Anyway as is common amongst the sagas and anglo-saxon chronicles the scribe would put in Aule's words based upon the events he's attempting to describe. The particular scene knocks it right on the head, BTW.

Or put another way, you can visualise the story as is - like a documentary film or you can visualise the story as being told by a narrator to an audience, a bit like Sir Thomas Mallory's Tales of King Arthur, long after the events take place.


----------



## ChunkyLover53 (Feb 21, 2003)

good point Brent...i agree with you on that, but IF that's what he really did say, if anything at all, it wouldn't make sense. So we can't blame JRR for this mistake, but rather the Elves who wrote this down, or passed it down through the generations.


----------



## Gothmog (Feb 21, 2003)

> _Originally posted by ChunkyLover53 _
> *i don't think that's what they're saying, Gothmog...
> 
> i think they find it weird to use the quote below as an excuse b/c it's a generalisation of what children would do, when he shouldn't know b/c he is basically one of the first children and therefore not a good example for his defense *



You missed the point of the third quote I used:


> And they saw with amazement the coming of the Children of Ilúvatar, and the habitation that was prepared for them; and they perceived that they themselves in the labour of their music had been busy with the preparation of this dwelling, and yet knew not that it had any purpose beyond its own beauty.


 Also from the Ainulindale. This shows that they had seen and knew of the Elves and Men. To continue with this point:


> But when the Ainur had beheld this habitation in a vision *and had seen the Children of Ilúvatar arise therein*, then many of the most mighty among them bent all their thought and their desire towards that place.

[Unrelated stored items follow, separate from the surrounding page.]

template <int EPI, typename OT, bool CONV>
__global__ void __launch_bounds__(512) gemm256_kernel(GemmArgs g) {
  extern __shared__ __attribute__((aligned(16))) unsigned char smem[];
  const int tid = threadIdx.x, lane = tid & 63;
  const int wid = __builtin_amdgcn_readfirstlane(tid >> 6);
  const int wr = wid >> 2, wc = wid & 3;
  const int fr = lane & 15, fg = lane >> 4;

  const int nN = (int)((g.N + BN - 1) / BN), nM = (int)((g.M + BM - 1) / BM), tiles = nN * nM;
  const int G = gridDim.x, wg = blockIdx.x, x = wg & 7, jx = wg >> 3;
  int Wx = 0;
  for (int y = 0; y < x; ++y) Wx += (G - 1 - y) / 8 + 1;
  const int Px = (G - 1 - x) / 8 + 1;
  const int s0 = (int)((long)tiles * Wx / G), s1 = (int)((long)tiles * (Wx + Px) / G);
  const int nmine = (s1 - s0 > jx) ? (s1 - s0 - jx + Px - 1) / Px : 0;
  if (nmine == 0) return;
  auto coords = [&](int i, int& m0, int& n0) {
    const int s = s0 + jx + min(i, nmine - 1) * Px;
    const int per = GM * nN, grp = s / per, first = grp * GM, gsz = min(GM, nM - first), rr = s - grp * per;
    m0 = min((first + rr % gsz) * BM, (int)g.M - BM);
    n0 = min((rr / gsz) * BN, (int)g.N - BN);
  };

  const __amdgpu_buffer_rsrc_t rA = __builtin_amdgcn_make_buffer_rsrc((void*)g.A, 0, 0x7fffffff, SRD_W3);
  const __amdgpu_buffer_rsrc_t rB = __builtin_amdgcn_make_buffer_rsrc((void*)g.B, 0, 0x7fffffff, SRD_W3);
  const int lda = (int)g.lda, ldb = (int)g.ldb, ldc = (int)g.ldc, Nc = (int)g.N;
  int va[2], vb[2];
#pragma unroll
  for (int i = 0; i < 2; ++i) {
    const int row = (wid * 2 + i) * 8 + (lane >> 3);
    const int c = (lane & 7) ^ ((row >> 1) & 7);
    va[i] = (((row >> 6) * 128 + (row & 63)) * lda + c * 8) * 2;
    vb[i] = (((row >> 5) * 64 + (row & 31)) * ldb + c * 8) * 2;
  }
  int vcc[2][2] = {{0, 0}, {0, 0}}, vcn[2][2] = {{0, 0}, {0, 0}};
  auto conv_rows = [&](int (&v)[2][2], int m0) {
#pragma unroll
    for (int h = 0; h < 2; ++h)
#pragma unroll
      for (int i = 0; i < 2; ++i) {
        const int row = (wid * 2 + i) * 8 + (lane >> 3);
        const int c = (lane & 7) ^ ((row >> 1) & 7);
        const int m = m0 + (row >> 6) * 128 + h * 64 + (row & 63);
        const int b = m / (int)g.Mi, tt = m - b * (int)g.Mi;
        v[h][i] = (b * (int)g.sAb + tt * (int)(g.geo.cstride * g.lda) + c * 8) * 2;
      }
  };
  int pd_v = 0, pd_so = 0;
  lptr_t pd_d = nullptr;
#ifdef G256_DEFER2
  int pd0_v = 0;
  lptr_t pd0_d = nullptr;
#endif
  bool pd_b = false;
  auto issue = [&](int h, int buf, int v0, int v1, int so, bool split = false) {
#ifdef G256_NODMA
    if (so != -12345) return;
#endif
    lptr_t d = (lptr_t)(smem + buf * STAGE + h * HALF + wid * 2048);
    const __amdgpu_buffer_rsrc_t& r = h < 2 ? rA : rB;
#ifdef G256_DEFER2
    if (split) {
      pd0_d = d;
      pd0_v = v0;
    } else
#endif
    __builtin_amdgcn_raw_ptr_buffer_load_lds(r, d, 16, v0, so, 0, 0);
    if (split) {
      pd_d = (lptr_t)((unsigned char*)d + 1024);
      pd_v = v1;
      pd_so = so;
      pd_b = h >= 2;
    } else {
      __builtin_amdgcn_raw_ptr_buffer_load_lds(r, (lptr_t)((unsigned char*)d + 1024), 16, v1, so, 0, 0);
    }
  };
  auto issue_pending = [&]() {
#ifdef G256_NODMA
    if (pd_so != -12345) return;
#endif
    if (pd_b) __builtin_amdgcn_raw_ptr_buffer_load_lds(rB, pd_d, 16, pd_v, pd_so, 0, 0);
    else __builtin_amdgcn_raw_ptr_buffer_load_lds(rA, pd_d, 16, pd_v, pd_so, 0, 0);
  };
  const int nk = (int)(g.K / 64);
  const int cshift = CONV ? __builtin_ctz((unsigned)(g.geo.Cg / 64)) : 0;
  auto koffA = [&](int kt) -> int {
    if (!CONV) return kt * 128;
    return ((kt >> cshift) * lda + (kt & ((1 << cshift) - 1)) * 64) * 2;
  };
  int cm0, cn0, nm0, nn0;
  coords(0, cm0, cn0);
  coords(1, nm0, nn0);
  constexpr bool ACC = EPI == EPI_ACC_F32;
  auto shifts = [&](int i, int m0, int n0, int& dm, int& dn) {
    const int s = s0 + jx + min(i, nmine - 1) * Px;
    const int per = GM * nN, grp = s / per, first = grp * GM, gsz = min(GM, nM - first), rr = s - grp * per;
    dm = (first + rr % gsz) * BM - m0;
    dn = (rr / gsz) * BN - n0;
  };
  int cdm = 0, cdn = 0, ndm = 0, ndn = 0, edm = 0, edn = 0;
  if constexpr (ACC) {
    shifts(0, cm0, cn0, cdm, cdn);
    shifts(1, nm0, nn0, ndm, ndn);
  }
  if (CONV) {
    conv_rows(vcc, cm0);
    conv_rows(vcn, nm0);
  }
  auto issueA = [&](int h, int buf, int kt, int m0, const int (&vc)[2][2], bool split = false) {
    if (CONV) issue(h, buf, vc[h][0], vc[h][1], koffA(kt), split);
    else issue(h, buf, va[0], va[1], m0 * lda * 2 + h * 64 * lda * 2 + koffA(kt), split);
  };
  auto issueB = [&](int h, int buf, int kt, int n0, bool split = false) {
    issue(h, buf, vb[0], vb[1], n0 * ldb * 2 + (h - 2) * 32 * ldb * 2 + kt * 128, split);
  };

  const bool has_bias = g.bias != nullptr;
  unsigned char* bslot = smem + LDS_BYTES + wid * 256;
  auto load_bias = [&](int n0, bool real) {
    const float* src = has_bias ? g.bias + n0 + wc * 64 + lane : (const float*)g.A + lane;
    __builtin_amdgcn_global_load_lds((gptr_t)src, (lptr_t)(real ? bslot : bslot + 2048), 4, 0, 0);
  };
  auto bias_pair = [&](int jb, f32x4_t& v0, f32x4_t& v1) {
    const u32x4_t a = ds_read128(bslot + (jb * 16 + 4 * fg) * 4);
    const u32x4_t b = ds_read128(bslot + ((jb + 1) * 16 + 4 * fg) * 4);
    asm volatile("s_waitcnt lgkmcnt(0)" ::: "memory");
    v0 = __builtin_bit_cast(f32x4_t, a);
    v1 = __builtin_bit_cast(f32x4_t, b);
    asm volatile("" : "+v"(v0), "+v"(v1));
    if (!has_bias) {
      v0 = f32x4_t{0.f, 0.f, 0.f, 0.f};
      v1 = v0;
    }
  };

  const i32x4_t rc = make_srd(g.C);
  const i32x4_t rc2 = make_srd(EPI == EPI_GELU || EPI == EPI_DGELU ? g.C2 : g.C);
  constexpr int ESZ = (int)sizeof(OT);
  constexpr int SPH = sizeof(OT) == 4 ? 16 : (EPI == EPI_GELU ? 16 : 8);
  const int cc = sizeof(OT) == 4 ? 4 * fg : 4 * fg + ((fg & 1) ? 12 : 0);
  const int vst = ((wr * 128 + (fr & ~1)) * ldc + wc * 64 + (fr & 1) * (sizeof(OT) == 4 ? 16 : 32) + cc) * ESZ;
  const bool odd_r = fr & 1;
  const int vld = ((wr * 128 + fr) * ldc + wc * 64 + 4 * fg) * ESZ;
  const int srow = wr * 128 + (fr & ~1), scol = wc * 64 + (fr & 1) * 16 + 4 * fg;

  u32x4_t af[4][2], b0[2][2], b1[2][2];
  f32x4_t acc[8][4];

  auto xchg1 = [&](u32x4_t& x0, u32x4_t& x1) {
#pragma unroll
    for (int e = 0; e < 4; ++e) {
      const unsigned a = x0[e], b = x1[e];
      const unsigned pb = (unsigned)__builtin_amdgcn_mov_dpp((int)b, 0xb1, 0xf, 0xf, false);
      const unsigned pa = (unsigned)__builtin_amdgcn_mov_dpp((int)a, 0xb1, 0xf, 0xf, false);
      x0[e] = odd_r ? pb : a;
      x1[e] = odd_r ? b : pa;
    }
  };
  auto chunk16 = [&](const f32x4_t& a, const f32x4_t& b) -> u32x4_t {
    const auto s0 = __builtin_amdgcn_permlane16_swap(pk_bf16(a[0], a[1]), pk_bf16(b[0], b[1]), false, false);
    const auto s1 = __builtin_amdgcn_permlane16_swap(pk_bf16(a[2], a[3]), pk_bf16(b[2], b[3]), false, false);
    return u32x4_t{s0[0], s1[0], s0[1], s1[1]};
  };
  auto emit_bf16 = [&](const f32x4_t (&v)[4], const i32x4_t& r, int so) {
    u32x4_t x0 = chunk16(v[0], v[1]), x1 = chunk16(v[2], v[3]);
    xchg1(x0, x1);
    store16(x0, r, vst, so);
    store16(x1, r, vst, so + ldc * ESZ);
  };

  auto epi_rows = [&](auto ibc, auto nc, int em0, int en0, bool reseed) {
    constexpr int ib = decltype(ibc)::value, NR = decltype(nc)::value;
    f32x4_t bq[4];
    if constexpr (!ACC) {
      if (reseed) {
        bias_pair(0, bq[0], bq[1]);
        bias_pair(2, bq[2], bq[3]);
      }
    }
    u32x2_t pre[DG_D][4];
    auto load_pre = [&](int i) {
#pragma unroll
      for (int j = 0; j < 4; ++j)
        pre[i % DG_D][j] = load8(rc2, vld, ((em0 + i * 16) * ldc + en0 + j * 16) * ESZ);
    };
    if constexpr (EPI == EPI_DGELU) {
      static_assert(EPI != EPI_DGELU || (ib == 0 && NR == 8), "dgelu_wait counts a whole tile");
#pragma unroll
      for (int i = 0; i < DG_D; ++i) load_pre(i);
    }
#pragma unroll
    for (int i = 0; i < NR; ++i) {
      const int so = ((em0 + (ib + i) * 16) * ldc + en0) * ESZ;
      if constexpr (ACC) {
#pragma unroll
        for (int p = 0; p < 2; ++p) {
          u32x4_t x0 = __builtin_bit_cast(u32x4_t, acc[ib + i][2 * p]);
          u32x4_t x1 = __builtin_bit_cast(u32x4_t, acc[ib + i][2 * p + 1]);
          xchg1(x0, x1);
          const bool cok = scol + 32 * p >= edn;
          const int r = srow + (ib + i) * 16;
          if (cok && r >= edm) store16(x0, rc, vst, so + 32 * p * ESZ);
          if (cok && r + 1 >= edm) store16(x1, rc, vst, so + (ldc + 32 * p) * ESZ);
        }
        if (reseed) {
#pragma unroll
          for (int j = 0; j < 4; ++j)
            acc[ib + i][j] = load16(rc, vld, ((cm0 + (ib + i) * 16) * ldc + cn0 + j * 16) * ESZ);
        }
      } else if constexpr (sizeof(OT) == 4) {
#pragma unroll
        for (int p = 0; p < 2; ++p) {
          u32x4_t x0 = __builtin_bit_cast(u32x4_t, acc[ib + i][2 * p]);
          u32x4_t x1 = __builtin_bit_cast(u32x4_t, acc[ib + i][2 * p + 1]);
          xchg1(x0, x1);
          store16(x0, rc, vst, so + 32 * p * ESZ);
          store16(x1, rc, vst, so + (ldc + 32 * p) * ESZ);
        }
      } else {
        f32x4_t v[4] = {acc[ib + i][0], acc[ib + i][1], acc[ib + i][2], acc[ib + i][3]};
        if constexpr (EPI == EPI_GELU) {
          emit_bf16(v, rc, so);
          const unsigned thr = g.thr16;
#pragma unroll
          for (int j = 0; j < 4; ++j) {
            unsigned keep = 0xfu;
            if (thr) {
              const unsigned m = (unsigned)(em0 + wr * 128 + (ib + i) * 16 + fr);
              const unsigned n = (unsigned)(en0 + wc * 64 + j * 16 + 4 * fg);
              keep = drop_keep4(eff_seed(g.seed, g.seed_off), g.stream, ((uint64_t)m * (uint64_t)Nc + n) >> 2, thr);
            }
#pragma unroll
            for (int e = 0; e < 4; ++e) {
              const float a = gelu_f(v[j][e]);
              v[j][e] = thr ? ((keep >> e) & 1u ? a * g.drop_scale : 0.f) : a;
            }
          }
          emit_bf16(v, rc2, so);
        } else if constexpr (EPI == EPI_DGELU) {
          dgelu_vmcnt(i);
          asm volatile("" : "+v"(pre[i % DG_D][0]), "+v"(pre[i % DG_D][1]), "+v"(pre[i % DG_D][2]), "+v"(pre[i % DG_D][3]));
          const unsigned thr = g.thr16;
#pragma unroll
          for (int j = 0; j < 4; ++j) {
            unsigned keep = 0xfu;
            if (thr) {
              const unsigned m = (unsigned)(em0 + wr * 128 + (ib + i) * 16 + fr);
              const unsigned n = (unsigned)(en0 + wc * 64 + j * 16 + 4 * fg);
              keep = drop_keep4(eff_seed(g.seed, g.seed_off), g.stream, ((uint64_t)m * (uint64_t)Nc + n) >> 2, thr);
            }
            const u32x2_t pu = pre[i % DG_D][j];
            const float pv[4] = {__uint_as_float(pu[0] << 16), __uint_as_float(pu[0] & 0xffff0000u),
                                 __uint_as_float(pu[1] << 16), __uint_as_float(pu[1] & 0xffff0000u)};
#pragma unroll
            for (int e = 0; e < 4; ++e) {
              const float a = v[j][e] * gelu_grad(pv[e]);
              v[j][e] = (keep >> e) & 1u ? (thr ? a * g.drop_scale : a) : 0.f;
            }
          }
          emit_bf16(v, rc, so);
          if (i + DG_D < NR) load_pre(i + DG_D);
        } else {
          if constexpr (EPI == EPI_GELU_ONLY) {
#pragma unroll
            for (int j = 0; j < 4; ++j)
#pragma unroll
              for (int e = 0; e < 4; ++e) v[j][e] = gelu_bf16out(v[j][e]);
          }
          emit_bf16(v, rc, so);
        }
      }
      if constexpr (!ACC) {
        if (reseed) {
#pragma unroll
          for (int j = 0; j < 4; ++j) acc[ib + i][j] = bq[j];
        }
      }
      __builtin_amdgcn_sched_barrier(0);
    }
  };

  const unsigned lds0 = (unsigned)(size_t)(lptr_t)(void*)smem;
  const unsigned aadr[2] = {lds0 + wr * 8192 + swz_kc(fr, fg), lds0 + wr * 8192 + swz_kc(fr, 4 + fg)};
  const unsigned badr[2] = {lds0 + wc * 4096 + swz_kc(fr, fg), lds0 + wc * 4096 + swz_kc(fr, 4 + fg)};
  auto readA = [&](int buf, auto hc) {
    constexpr int h = decltype(hc)::value;
#ifdef G256_NOREAD
    asm volatile("" : "+v"(af[0][0]), "+v"(af[1][0]), "+v"(af[2][0]), "+v"(af[3][0]), "+v"(af[0][1]), "+v"(af[1][1]),
                 "+v"(af[2][1]), "+v"(af[3][1]));
    if (buf >= 0) return;
#endif
#pragma unroll
    for (int s = 0; s < 2; ++s) {
      const unsigned a = aadr[s] + buf * STAGE;
      af[0][s] = ds_read128_at<h * HALF + 0 * 2048>(a);
      af[1][s] = ds_read128_at<h * HALF + 1 * 2048>(a);
      af[2][s] = ds_read128_at<h * HALF + 2 * 2048>(a);
      af[3][s] = ds_read128_at<h * HALF + 3 * 2048>(a);
    }
  };
  auto readB = [&](int buf, auto hc, u32x4_t(&bf)[2][2]) {
    constexpr int h = decltype(hc)::value;
#ifdef G256_NOREAD
    asm volatile("" : "+v"(bf[0][0]), "+v"(bf[1][0]), "+v"(bf[0][1]), "+v"(bf[1][1]));
    if (buf >= 0) return;
#endif
#pragma unroll
    for (int s = 0; s < 2; ++s) {
      const unsigned a = badr[s] + buf * STAGE;
      bf[0][s] = ds_read128_at<h * HALF + 0 * 2048>(a);
      bf[1][s] = ds_read128_at<h * HALF + 1 * 2048>(a);
    }
  };
  auto mma = [&](int ib, int jb, const u32x4_t(&bf)[2][2]) {
    bar();
    asm volatile("s_waitcnt lgkmcnt(0)" ::: "memory");
    __builtin_amdgcn_sched_barrier(0);
    __builtin_amdgcn_s_setprio(1);
#pragma unroll
    for (int i = 0; i < 4; ++i) {
#pragma unroll
      for (int j = 0; j < 2; ++j)
#pragma unroll
        for (int s = 0; s < 2; ++s)
          acc[ib + i][jb + j] = __builtin_amdgcn_mfma_f32_16x16x32_bf16(
              __builtin_bit_cast(bf16x8_t, bf[j][s]), __builtin_bit_cast(bf16x8_t, af[i][s]), acc[ib + i][jb + j], 0, 0,
              0);
#ifdef G256_DEFER2
      if (i == 0) {
        __builtin_amdgcn_sched_barrier(0);
        if (pd_b) __builtin_amdgcn_raw_ptr_buffer_load_lds(rB, pd0_d, 16, pd0_v, pd_so, 0, 0);
        else __builtin_amdgcn_raw_ptr_buffer_load_lds(rA, pd0_d, 16, pd0_v, pd_so, 0, 0);
        __builtin_amdgcn_sched_barrier(0);
      }
      if (i == 2) {
#else
      if (i == 1) {
#endif
        __builtin_amdgcn_sched_barrier(0);
        issue_pending();
        __builtin_amdgcn_sched_barrier(0);
      }
    }
    __builtin_amdgcn_s_setprio(0);
    bar();
  };

  if constexpr (ACC) {
#pragma unroll
    for (int i = 0; i < 8; ++i)
#pragma unroll
      for (int j = 0; j < 4; ++j) acc[i][j] = load16(rc, vld, ((cm0 + i * 16) * ldc + cn0 + j * 16) * ESZ);
  }
  load_bias(cn0, true);
  {
    const int kt1 = 1 % nk;
    const int m1 = nk > 1 ? cm0 : nm0, n1 = nk > 1 ? cn0 : nn0;
    issueA(HA0, 0, 0, cm0, vcc);
    issueB(HB0, 0, 0, cn0);
    issueB(HB1, 0, 0, cn0);
    issueA(HA1, 0, 0, cm0, vcc);
    issueA(HA0, 1, kt1, m1, nk > 1 ? vcc : vcn);
    issueB(HB0, 1, kt1, n1);
  }
  vmcnt<8>();
  bar();
  if constexpr (ACC) {
#pragma unroll
    for (int i = 0; i < 8; ++i)
      asm volatile("" : "+v"(acc[i][0]), "+v"(acc[i][1]), "+v"(acc[i][2]), "+v"(acc[i][3]));
  } else {
#pragma unroll
    for (int jb = 0; jb < 4; jb += 2) {
      f32x4_t v0, v1;
      bias_pair(jb, v0, v1);
#pragma unroll
      for (int i = 0; i < 8; ++i) {
        acc[i][jb] = v0;
        acc[i][jb + 1] = v1;
      }
    }
  }
  readB(0, IC<HB0>{}, b0);
  if (wr == 1) bar();

  int em0 = 0, en0 = 0, kt = 0, ti = 0;
  const int NT = nmine * nk;
  auto wait2 = [&](bool EP, auto n0c, auto nec) {
    if (EP) vmcnt<decltype(nec)::value>();
    else vmcnt<decltype(n0c)::value>();
  };
#ifdef G256_DEFER2
  constexpr int D2 = 1;
#else
  constexpr int D2 = 0;
#endif
  constexpr int EPS = ACC ? 0 : 2 * SPH;
  auto ktile = [&](int T, bool EP) {
    const int bc = T & 1, bn = bc ^ 1;
    const bool n1b = kt == nk - 1, n2 = kt >= nk - 2;
    const int kt1 = n1b ? 0 : kt + 1;
    const int kt2 = n2 ? kt + 2 - nk : kt + 2;
    const int m1 = n1b ? nm0 : cm0, n1 = n1b ? nn0 : cn0;
    const int m2 = n2 ? nm0 : cm0, n2c = n2 ? nn0 : cn0;
    readA(bc, IC<HA0>{});
    load_bias(nn0, n1b);
    issueB(HB1, bn, kt1, n1, true);
    vmcnt<8 - D2>();
    if (EP) epi_rows(IC<0>{}, IC<8>{}, em0, en0, true);
    if constexpr (ACC) {
      if (EP) {
        vmcnt<0>();
#pragma unroll
        for (int i = 0; i < 8; ++i)
          asm volatile("" : "+v"(acc[i][0]), "+v"(acc[i][1]), "+v"(acc[i][2]), "+v"(acc[i][3]));
      }
    }
    mma(0, 0, b0);
    readB(bc, IC<HB1>{}, b1);
    if (CONV) issueA(HA1, bn, kt1, m1, n1b ? vcn : vcc, true);
    else issueA(HA1, bn, kt1, m1, vcc, true);
    wait2(EP, IC<8 - D2>{}, IC<8 - D2 + EPS>{});
    mma(0, 2, b1);
    readA(bc, IC<HA1>{});
    if (CONV) issueA(HA0, bc, kt2, m2, n2 ? vcn : vcc, true);
    else issueA(HA0, bc, kt2, m2, vcc, true);
    wait2(EP, IC<6 - D2>{}, IC<6 - D2 + EPS>{});
    mma(4, 0, b0);
    readB(bn, IC<HB0>{}, b0);
    issueB(HB0, bc, kt2, n2c, true);
    wait2(EP, IC<10 - D2>{}, IC<10 - D2 + EPS>{});
    mma(4, 2, b1);
  };
  auto next_tile = [&]() {
    em0 = cm0;
    en0 = cn0;
    cm0 = nm0;
    cn0 = nn0;
    coords(ti + 2, nm0, nn0);
    if constexpr (ACC) {
      edm = cdm;
      edn = cdn;
      cdm = ndm;
      cdn = ndn;
      shifts(ti + 2, nm0, nn0, ndm, ndn);
    }
    if (CONV) {
#pragma unroll
      for (int h = 0; h < 2; ++h)
#pragma unroll
        for (int i = 0; i < 2; ++i) vcc[h][i] = vcn[h][i];
      conv_rows(vcn, nm0);
    }
    ++ti;
  };
  for (int T = 0; T < NT; ++T) {
    const bool later = ti > 0;
#ifdef G256_STAMPS
    if (tid == 0 && T < G256_STAMPS) g256_stamps[blockIdx.x * G256_STAMPS + T] = __builtin_amdgcn_s_memtime();
#endif
    ktile(T, later && kt == 0);
    if (kt == nk - 1) {
      next_tile();
      kt = 0;
    } else {
      ++kt;
    }
  }
  if (wr == 0) bar();
  epi_rows(IC<0>{}, IC<8>{}, em0, en0, false);
  vmcnt<0>();
}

 So they could see and understand much of children from seeing Elves and Men. They knew much of the happenings of Arda from that vision.


> But even as Ulmo spoke, and while the Ainur were yet gazing upon this vision, it was taken away and hidden from their sight; and it seemed to them that in that moment they perceived a new thing, Darkness, which they had not known before except in thought. *But they had become enamoured of the beauty of the vision and engrossed in the unfolding of the World which came there to being, and their minds were filled with it*; for the history was incomplete and the circles of time not full-wrought when the vision was taken away. And some have said that the vision ceased ere the fulfilment of the Dominion of Men and the fading of the Firstborn; where fore, though the music is over all, the Valar have not seen as with sight the Later Ages of the ending of the World.

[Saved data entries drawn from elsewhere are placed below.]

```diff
@@ -597,6 +657,7 @@
 #define STRIP_PART 0
 #endif
 #define STRIP_INSTANCES_F16X3(X) X(PREC_F16X3, 64, 0, 0, 0, false, 1) X(PREC_F16X3, 64, 0, 0, 0, true, 1)
+#define STRIP_INSTANCES_F16X3_PAIR(X) X(PREC_F16X3, 64, 0, false) X(PREC_F16X3, 64, 0, true)
 #define STRIP_INSTANCES_16(X, P)                                                                                  \
   X(P, 64, 0, 0, 0, false, 2) X(P, 64, 0, 0, 0, true, 2) X(P, 64, 0, 0, 0, false, 1) X(P, 64, 0, 0, 0, true, 1)      \
   X(P, 64, 64, 0, 0, false, 1) X(P, 128, 64, 0, 0, false, 1) X(P, 64, 0, 64, 64, false, 1) X(P, 64, 0, 128, 64, false, 1) \
@@ -647,19 +708,22 @@
   return wgs >= strip_min_wgs(p, prec);
 }
 
-template <int PREC, int C0_, int C1_, int CR0_, int CR1_, bool HAS_RES, int LB>
+template <int PREC, int C0_, int C1_, int CR0_, int CR1_, bool HAS_RES, int LB, int KS = 1>
 static hipError_t launch_strip_t(const ConvParams& p, int wn_a, hipStream_t s, int* tiles) {
-  using Cfg = StripCfg<PREC, C0_, C1_, CR0_, CR1_, 4>;
+  using Cfg = StripCfg<PREC, C0_, C1_, CR0_, CR1_, 4, KS>;
   const int rows = strip_seg_rows(p, Cfg::SW, PREC);
   const int stripsX = (p.Wout + Cfg::SW - 1) / Cfg::SW, segs = (p.Hout + rows - 1) / rows;
   if (tiles) *tiles = stripsX * segs;
   const size_t lds = (size_t)Cfg::RES_OFF + (HAS_RES ? 2 * Cfg::TILE_BYTES : 0);
-  hipLaunchKernelGGL((conv_strip_kernel<PREC, C0_, C1_, CR0_, CR1_, 4, HAS_RES, LB>), dim3(p.N * stripsX * segs * (p.Cout / 64)), dim3(256), lds, s, p, rows, wn_a);
+  static_assert(Cfg::RES_OFF + 2 * Cfg::TILE_BYTES <= 160 * 1024, "LDS of one workgroup");
+  hipLaunchKernelGGL((conv_strip_kernel<PREC, C0_, C1_, CR0_, CR1_, 4, HAS_RES, LB, KS>), dim3(p.N * stripsX * segs * (p.Cout / 64)), dim3(Cfg::NTHR), lds, s, p, rows, wn_a);
   return hipGetLastError();
 }
 
 hipError_t launch_conv_strip(int prec, const ConvParams& p, int wn_a, hipStream_t s, int* tiles) {
   if (prec == PREC_F16X3) {
+    if (g_tun.strip & FDSR_STRIP_F16X3_PAIR)
+      return p.res ? launch_strip_t<PREC_F16X3, 64, 0, 0, 0, true, 2, 2>(p, wn_a, s, tiles) : launch_strip_t<PREC_F16X3, 64, 0, 0, 0, false, 2, 2>(p, wn_a, s, tiles);
     return p.res ? launch_strip_t<PREC_F16X3, 64, 0, 0, 0, true, 1>(p, wn_a, s, tiles) : launch_strip_t<PREC_F16X3, 64, 0, 0, 0, false, 1>(p, wn_a, s, tiles);
   }
   if (prec == PREC_F16) {
@@ -687,9 +751,9 @@
   return p.res ? launch_strip_t<PREC_BF16, 64, 0, 0, 0, true, 2>(p, wn_a, s, tiles) : launch_strip_t<PREC_BF16, 64, 0, 0, 0, false, 2>(p, wn_a, s, tiles);
 }
 
-template <int PREC, int C0_, int C1_, int CR0_, int CR1_, bool HAS_RES, int LB>
+template <int PREC, int C0_, int C1_, int CR0_, int CR1_, bool HAS_RES, int LB, int KS = 1>
 static hipError_t init_strip_t() {
-  return hipFuncSetAttribute(reinterpret_cast<const void*>(conv_strip_kernel<PREC, C0_, C1_, CR0_, CR1_, 4, HAS_RES, LB>),
+  return hipFuncSetAttribute(reinterpret_cast<const void*>(conv_strip_kernel<PREC, C0_, C1_, CR0_, CR1_, 4, HAS_RES, LB, KS>),
                              hipFuncAttributeMaxDynamicSharedMemorySize, 160 * 1024);
 }
 
@@ -700,6 +764,9 @@
   STRIP_INSTANCES_16(X, PREC_BF16)
   STRIP_INSTANCES_16(X, PREC_F16)
 #undef X
+#define X(P, A, B, R) if ((e = init_strip_t<P, A, B, 0, 0, R, 2, 2>()) != hipSuccess) return e;
+  STRIP_INSTANCES_F16X3_PAIR(X)
+#undef X
   return hipSuccess;
 }
 #endif
diff --git a/include/fdsr.h b/include/fdsr.h
--- a/include/fdsr.h
+++ b/include/fdsr.h
@@ -202,7 +202,8 @@
   FDSR_STRIP_BF16_RIDER = 16,
   FDSR_STRIP_BF16_CAT128 = 32,
   FDSR_STRIP_BF16_COUT128 = 64,
-  FDSR_STRIP_DEFAULT = 1 | 2 | 8 | 16 | 64
+  FDSR_STRIP_F16X3_PAIR = 128,
+  FDSR_STRIP_DEFAULT = 1 | 2 | 8 | 16 | 64 | 128
 };
 
 int fdsr_debug_option(const char* name, long long value);
```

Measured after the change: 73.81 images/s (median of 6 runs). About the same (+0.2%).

 So it is not so unlikely that while "Words" as we know them were not used the meaning could be exactly what was written down by the Elves from what they were told later by the Valar.


----------



## Celebithil (Mar 6, 2003)

*Agree*

I agree with Gothmog that not only does Aule qualify as a child of Eru so he is able to use that phrase but they did see much of the unfolding of the world.


----------



## Walter (Mar 8, 2003)

Indeed a very good question Arvedui put up here...

Somehow I have difficulties to think that Aulë knew enough of (humanoid) children and their behavior to make such a generalized statement. 

I'd rather second Arvedui's thought that it might have been a "slip of the feather" on the Prof's side, although it is - as Brent mentions - not at all unusual in Mythology that either the the narrators or the scribes use such comparisons taken from their own experiences.


----------